Covering Your Business Against Interruption - Even if a hurricane doesn't hit your company directly, it can still inflict lasting damage

Metropolitan Corporate Counsel

PUBLISHED ON: November 2, 2017

Download PDF

While the human suffering triggered by Hurricanes Harvey and Irma unfolded in real time on our TV screens, opening American hearts and wallets and triggering heroic volunteer rescue e.orts, the full extent of the economic damage will not be evident for some time. That impact is likely to extend well beyond the Gulf states to the U.S. and even global economy.

Major refineries shut down in Harvey’s wake, causing gasoline prices to spike. Many refineries sustained damage that led to chemical emissions. By August 31, the Texas Commission on Environmental Quality had received 56 preliminary emissions reports from petroleum and chemical companies, The Wall Street Journal reported. Production in many of those companies could be impaired for some time, affecting the supply chains of a wide range of products.

In the storms’ aftermath, businesses in the affected areas of Texas, Louisiana and Florida should be vigilant about pursuing insurance recoveries.

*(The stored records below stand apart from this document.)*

SIGNATURES = {
    "gags_abi_version": (_i32, []),
    "gags_strerror": (ctypes.c_char_p, [_i32]),
    "gags_device_count": (_i32, []),
    "gags_project_fwd": (_i32, [_i32, _vp, _vp, _vp, _vp, _vp, _i32, _i32, _f32, _f32, _f32, _f32,
                                _vp, _vp, _vp, _vp, _vp, _vp]),
    "gags_project_fwd_raw": (_i32, [_i32, _vp, _vp, _vp, _vp, _f32, _vp, _vp, _i32, _i32, _f32, _f32, _f32, _f32,
                                    _vp, _vp, _vp, _vp, _vp, _vp, _vp, _vp, _vp, _vp]),
    "gags_project_bwd_raw": (_i32, [_i32, _vp, _vp, _vp, _vp, _f32, _vp, _vp, _i32, _i32, _f32, _vp, _vp, _vp, _vp, _vp,
                                    _vp, _vp, _vp, _vp, _vp]),
    "gags_scan_scratch_bytes": (_i64, [_i32]),
    "gags_cumsum_i32": (_i32, [_i32, _vp, _vp, _vp, _vp, _i64, _vp]),
    "gags_cumsum_gather_i32": (_i32, [_i32, _vp, _vp, _vp, _vp, _vp, _i64, _vp]),
# ... 55 lines not shown
    "gags_sam_clip_feature": (_i32, [_i32, _i32, _i32, _i32, _i32, _i32, _vp, _vp, _vp, _vp, _vp, _vp]),
    "gags_sam_clip_feature_bwd_scale": (_i32, [_i32, _i32, _i32, _i32, _i32, _i32, _vp, _vp, _vp, _vp, _vp]),
    "gags_distill_l1_map_fwd": (_i32, [_i32, _i32, _i32, _i32, _i32, _i32, _vp, _vp, _vp, _vp, _vp, _vp, _i32, _vp]),
    "gags_distill_l1_map_bwd": (_i32, [_i32, _i32, _i32, _i32, _i32, _i32, _vp, _vp, _vp, _vp, _vp, _vp, _vp, _i32, _vp]),
    "gags_decoder_head_distill_fwd": (_i32, [_i32, _i32, _i32, _i32, _i32, _i32, _i32, _vp, _vp, _vp, _vp, _vp, _vp, _vp]),
    "gags_decoder_head_distill_bwd": (_i32, [_i32, _i32, _i32, _i32, _i32, _i32, _i32, _vp, _vp, _vp, _vp, _vp, _vp, _vp, _vp]),
    "gags_decoder_head_distill_bwd_f32": (_i32, [_i32, _i32, _i32, _i32, _i32, _i32, _i32, _vp, _vp, _vp, _vp, _vp, _vp, _vp, _vp]),
    "gags_decoder_pack_input": (_i32, [_i64, _i32, _i32, _vp, _vp, _vp]),
    "gags_decoder_pack_layer": (_i32, [_i32, _i32, _vp, _vp, _vp, _vp, _vp, _vp, _vp, _vp]),
    "gags_decoder_pack_layers": (_i32, [_i32, _vp, _vp, _vp, _vp, _vp, _vp, _vp, _vp, _vp, _vp]),
    "gags_decoder_layer": (_i32, [_i64, _i32, _i32, _vp, _vp, _vp, _vp, _i32, _vp, _vp, _vp, _vp, _vp, _vp]),
    "gags_decoder_wgrad_scratch_bytes": (_i64, [_i64, _i32, _i32]),
    "gags_decoder_wgrad": (_i32, [_i64, _i32, _i32, _vp, _vp, _vp, _vp, _vp, _vp, _i64, _vp]),
    "gags_decoder_wgrad_out": (_i32, [_i64, _i32, _i32, _vp, _vp, _vp, _vp, _vp, _i32, _i32, _vp, _vp, _i64, _vp]),
    "gags_decoder_head_bwd": (_i32, [_i64, _i32, _i32, _i32, _vp, _vp, _vp, _i32, _vp]),
    "gags_decoder_unpack_grad": (_i32, [_i64, _i32, _i32, _vp, _vp, _vp]),
    "gags_decoder_head": (_i32, [_i64, _i32, _i32, _i32, _vp, _vp, _i32, _vp]),
    "gags_decoder_fwd_fused": (_i32, [_i64, _i32, _i32, _vp, _vp, _vp, _vp, _vp, _vp, _vp]),
    "gags_decoder_bwd_fused": (_i32, [_i64, _i32, _i32, _vp, _vp, _vp, _vp, _vp, _vp]),
    "gags_decoder_bwd_fused_scaled": (_i32, [_i64, _i32, _i32, _vp, _vp, _vp, _vp, _vp, _vp, _vp]),
    "gags_scale_decoder_fwd_fused": (_i32, [_i64, _i32, _vp, _vp, _vp, _vp, _vp, _vp, _vp]),
    "gags_scale_decoder_fwd_fused_head": (_i32, [_i64, _i32, _vp, _vp, _vp, _vp, _vp, _vp, _vp, _vp]),
    "gags_softmax_head_bwd_y": (_i32, [_i64, _i32, _i32, _vp, _vp, _vp, _vp]),
    "gags_scale_decoder_bwd_fused": (_i32, [_i64, _vp, _vp, _vp, _vp, _vp]),
    "gags_decoder_layer_exact": (_i32, [_i64, _i32, _i32, _vp, _vp, _i32, _vp, _vp, _i32, _vp, _vp, _vp, _vp, _i32, _vp]),
    "gags_decoder_layer_split": (_i32, [_i64, _i32, _i32, _vp, _vp, _i32, _vp, _vp, _i32, _vp, _vp, _vp, _vp, _i32, _i32, _vp]),
    "gags_decoder_wgrad_split": (_i32, [_i64, _i32, _i32, _vp, _i32, _vp, _vp, _i32, _vp, _vp, _vp, _i64, _i32, _vp]),
    "gags_decoder_wgrad_exact_scratch_bytes": (_i64, [_i64, _i32, _i32]),
    "gags_decoder_wgrad_exact": (_i32, [_i64, _i32, _i32, _vp, _i32, _vp, _vp, _i32, _vp, _vp, _vp, _i64, _vp]),
    "gags_decoder_head_bwd_exact": (_i32, [_i64, _i32, _i32, _i32, _vp, _vp, _i32, _vp, _i32, _vp]),
    **{name + "_h16": None for name in ("gags_decoder_pack_layer", "gags_decoder_pack_layers", "gags_decoder_pack_input", "gags_decoder_layer", "gags_decoder_head",
                                        "gags_decoder_wgrad_scratch_bytes", "gags_decoder_wgrad", "gags_decoder_wgrad_out",
                                        "gags_decoder_head_bwd",
                                        "gags_decoder_unpack_grad", "gags_decoder_fwd_fused", "gags_decoder_bwd_fused", "gags_decoder_bwd_fused_scaled",
                                        "gags_scale_decoder_fwd_fused", "gags_scale_decoder_bwd_fused", "gags_scale_decoder_fwd_fused_head",
                                        "gags_softmax_head_bwd_y")},
    "gags_pow2_scale": (_i32, [_vp, _f32, _f32, _vp, _vp]),
    "gags_decoder_head_distill_bwd_h16": (_i32, [_i32, _i32, _i32, _i32, _i32, _i32, _i32, _vp, _vp, _vp, _vp, _vp, _vp, _vp, _vp, _vp]),
    "gags_relevancy": (_i32, [_i64, _i32, _i32, _i32, _vp, _vp, _vp, _vp, _vp]),
    "gags_relevancy_activate_scratch_bytes": (_i64, [_i32, _i32, _i32]),
    "gags_relevancy_activate": (_i32, [_i32, _i32, _i32, _vp, _f32, _i32, _i32, _vp, _vp, _vp, _vp, _vp, _vp, _vp, _i64, _vp]),
    "gags_point_relevancy_mask_scratch_bytes": (_i64, [_i32, _i64]),
    "gags_point_relevancy_mask": (_i32, [_i32, _i64, _vp, _f32, _vp, _vp, _vp, _i64, _vp]),
    "gags_point_mask_smooth_scratch_bytes": (_i64, [_i32, _i64]),
    "gags_point_mask_smooth": (_i32, [_i32, _i64, _vp, _vp, _f64, _i32, _vp, _vp, _vp, _i64, _vp]),
    "gags_depthsample_scratch_bytes": (_i64, [_i64, _i32, _i32, _i32]),
    "gags_depthsample_map": (_i32, [_i64, _i32, _i32, _i32, _vp, _vp, _vp, _vp, _f32, _i32, _vp, _vp, _vp, _vp, _i64, _vp]),
    "gags_depthsample_scatter": (_i32, [_i64, _i32, _i32, _i32, _vp, _vp, _vp, _vp, _f32, _i32, _vp, _vp, _vp, _i64, _vp]),
    "gags_photometric_partials": (_i64, [_i32, _i32, _i32]),
    "gags_photometric_fwd": (_i32, [_i32, _i32, _i32, _i32, _vp, _i64, _i64, _i64, _vp, _i64, _i64, _i64, _vp, _f64, _f64, _f64,
                                    _i32, _vp, _vp, _vp, _vp, _vp, _vp, _vp]),
    "gags_photometric_bwd": (_i32, [_i32, _i32, _i32, _i32, _vp, _i64, _i64, _i64, _vp, _i64, _i64, _i64, _vp, _vp, _vp, _vp,
                                    _i64, _i64, _i64, _vp]),
    "gags_densify_stats": (_i32, [_i32, _vp, _vp, _vp, _vp, _f32, _f32, _vp, _vp, _vp, _vp]),
    "gags_densify_decide": (_i32, [_i32, _vp, _vp, _vp, _vp, _f32, _f32, _f32, _f32, _f32, _i32, _vp, _vp]),
    "gags_densify_plan": (_i32, [_i32, _vp, _vp, _vp, _i64, _vp, _vp, _vp, _vp]),
    "gags_densify_gather": (_i32, [_i64, _vp, _vp, _i32, _vp, _vp]),
    "gags_densify_children": (_i32, [_i64, _i64, _i32, _vp, _vp, _vp, _vp, _vp, _vp, _i64, _vp, _vp, _vp]),
    "gags_reset_opacity": (_i32, [_i64, _vp, _vp, _vp, _vp]),
    "gags_knn3_dist2_scratch_bytes": (_i64, [_i64]),
    "gags_knn3_dist2": (_i32, [_i64, _vp, _vp, _vp, _i64, _vp]),
    "gags_masks_max_count": (_i32, []),
    "gags_masks_pair_chunk_words": (_i32, []),
    "gags_masks_pack": (_i32, [_i32, _i64, _vp, _vp, _vp, _vp]),
    "gags_masks_pairs": (_i32, [_i32, _i64, _vp, _vp, _vp]),
    "gags_masks_colmax": (_i32, [_i32, _vp, _vp, _vp, _vp, _vp]),
    "gags_masks_paint": (_i32, [_i32, _i64, _vp, _i32, _vp, _i32, _vp, _vp]),
    "gags_masks_nms_scratch_bytes": (_i64, [_i32, _i64]),
    "gags_masks_nms_colmax": (_i32, [_i32, _i64, _vp, _vp, _vp, _vp, _vp, _i64, _vp]),
}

That entails assessing not only the physical damage to their property but also income losses stemming from such varied consequences as flooded and blocked roads and bridges, interruptions of shipping and air transport, evacuations and closures by civil authorities.

Beyond the area of immediate impact, businesses suffering from supply chain disruptions throughout the U.S. (and by extension, globally), should look to their property insurance policies for contingent business interruption coverage, triggered when policyholders do not themselves suffer physical damage but still lose revenue due to the effect of property damage to a supplier or customer. Contingent business interruption is a standard provision in many property insurance policies, though many businesses are not aware of it.